Besides seeking for better loss function, another interesting problem is training denoising networks in a weakly supervised or unsupervised manner. As the noise model in imaging system is very complex and synthesizing real noisy image from high quality image is a challenging problem. We may not able to get paired training images, which contains real noisy image and its corresponding high quality image, to train denoising networks. Most of current denoising networks follow the experimental setting of AWGN removal, the noisy inputs were synthesized by adding noise to the clean image. Although the networks achieved highly competitive performance on standard benchmarks, recent study [70] has found that DNN-based approach is not as good as conventional approaches, such as BM3D [26] and WNNM [42], for processing real noisy images.

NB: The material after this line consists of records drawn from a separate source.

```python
# ... 209 lines not shown
            if ent["seen"] <= self._graph_warmup or captured >= self._graph_max or not self._room_for_capture():
                self.graph_steps["eager"] += 1
                self.graphs_enabled = False
                try:
                    return self.step(*inputs)
                finally:
                    self.graphs_enabled = True
            counts = (self.optim_d.step_count, self.optim_g.step_count)
            try:
                self._capture(ent, inputs)
            except Exception as e:
                import warnings

                warnings.warn(f"HIP-graph capture of the s2 step failed ({e!r}); continuing with eager launches")
                self.optim_d.step_count, self.optim_g.step_count = counts
                torch.cuda.synchronize()
                self.graphs_enabled = False
                return self.step(*inputs)
        for dst, src in zip(ent["static"], inputs):
            if dst is not None:
                dst.copy_(src, non_blocking=True)
        self.optim_d._segments()
        self.optim_g._segments()
        if self.pipe:
            self.rt_g.prepare()
            self.rt_d.prepare()
        for g, after in zip(ent["graphs"], ent["after"]):
            g.replay()
            if after is not None:
                after()
        self.optim_d.note_replayed_step()
        self.optim_g.note_replayed_step()
        if self.pipe:
            self.rt_g.mark_folded()
            self.rt_d.mark_folded()
        self.graph_steps["replayed"] += 1
        return ent["result"]

    def _capture(self, ent, inputs):
        static = [t.clone() if t is not None else None for t in inputs]
        ssl, spec, spec_lengths, y, text, text_lengths, eps, ids_slice = static
        st = SimpleNamespace(ssl=ssl, spec=spec, spec_lengths=spec_lengths, y=y, text=text, text_lengths=text_lengths,
                             eps=eps, ids_slice_in=ids_slice, do_opt=True, hook_after_d=None,
                             inv_world=1.0 / self.reducer.world if self.reducer is not None else 1.0)
        self.optim_d._segments()
        self.optim_g._segments()
        torch.cuda.synchronize()
        pool = torch.cuda.graph_pool_handle()
        graphs, afters = [], []
        for phase, after in self._program():
            g = torch.cuda.CUDAGraph()
            with torch.cuda.graph(g, pool=pool, capture_error_mode="relaxed"):
                phase(st)
            graphs.append(g)
            afters.append(after)
        self.optim_d.step_count -= 1
# ... 3 lines not shown
```

include/evt.h:

```cpp
#ifndef EVT_H
#define EVT_H
#include <stddef.h>
#include <stdint.h>

#ifdef __cplusplus
extern "C" {
#endif
#pragma GCC visibility push(default)

#define EVT_DT_F32 0
#define EVT_DT_BF16 1
#define EVT_DT_F16 2
#define EVT_ACT_NONE 0
#define EVT_ACT_LRELU 1
#define EVT_ACT_TANH 2
#define EVT_IMPL_AUTO 0
#define EVT_IMPL_NAIVE 1
#define EVT_IMPL_IGEMM 2

const char* evt_version(void);
int32_t evt_half_dtype(void);
void evt_debug_kernel_tags(int32_t enable);
const char* evt_last_kernel_tag(void);

// ... 168 lines not shown
} evt_kl_params;
int evt_masked_kl_fwd(const evt_kl_params* p, const void* z_p, const void* logs_q, const void* m_p, const void* logs_p,
                      const int32_t* lens, float* out2, void* stream);
int evt_masked_kl_bwd(const evt_kl_params* p, const void* z_p, const void* logs_q, const void* m_p, const void* logs_p,
                      const int32_t* lens, const float* dloss, const float* count, void* dz_p, void* dlogs_q, void* dm_p,
                      void* dlogs_p, void* stream);

typedef struct evt_adamw_seg { int64_t begin, end; float lr; float weight_decay; } evt_adamw_seg;
int evt_adamw_flat(float* param, const float* grad, float* exp_avg, float* exp_avg_sq, int64_t n,
                   const evt_adamw_seg* segs, int32_t nseg, float beta1, float beta2, float eps, int32_t step,
                   float grad_scale, void* stream);
int evt_adamw_flat_dev(float* param, const float* grad, float* exp_avg, float* exp_avg_sq, int64_t n,
                       const evt_adamw_seg* segs, int32_t nseg, float beta1, float beta2, float eps,
                       int32_t* step_counter, float grad_scale, void* stream);
int evt_adamw_flat_dev_range(float* param, const float* grad, float* exp_avg, float* exp_avg_sq, int64_t lo, int64_t hi,
                             const evt_adamw_seg* segs, int32_t nseg, float beta1, float beta2, float eps,
                             int32_t* step_counter, int32_t bump, float grad_scale, void* stream);
int evt_mpd_fold(int32_t src0_dtype, const void* src0, int32_t n0, int32_t src1_dtype, const void* src1, int32_t n1, int32_t T,
                 const int32_t* periods, int32_t nper, void* const* outs, int32_t out_dtype, void* stream);
int evt_mpd_unfold(int32_t grad_dtype, const void* const* douts, const int32_t* periods, int32_t nper, int32_t b0, int32_t n,
                   int32_t T, int32_t dsrc_dtype, void* dsrc, void* stream);
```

In order to solve this problem, one possible direction is to improve the generalization performance of denoising neural networks, and make neural networks trained on synthetic data capable to perform well on real data. Guo et al. [43] proposed a convolutional blind denoising network (CBDNet). CBDNet is comprised of a noise estimation subnetwork and a denoising subnetwork, and is trained using a more realistic noise model by considering both signal-dependent noise and in-camera processing pipeline. Another interesting way is to investigate weakly supervised training strategies which do not rely on paired training data to train denoising networks. Previously, Ignatov et al. [45] proposed a WESPE method, which trains an image enhancement networks with only two groups of images, i.e. the low quality images and the high quality images. However, currently there are still no works successful in training denoising networks in a weakly supervised manner. How to take benefit from unpaired noisy and clean images for denoising networks training is still an open problem.

7 Conclusion

In this brief review we focused mainly on the image denoising literature addressing the additive white Gaussian noise case, pointed out to the tremendous advances from a field whose research spans for several decades, and went more into the details of the recent literature and the advent of deep learning approaches. After reviewing the current state-of-the-art we went beyond and identified a couple of challenges and open directions to whom the image denoising community is invited to answer.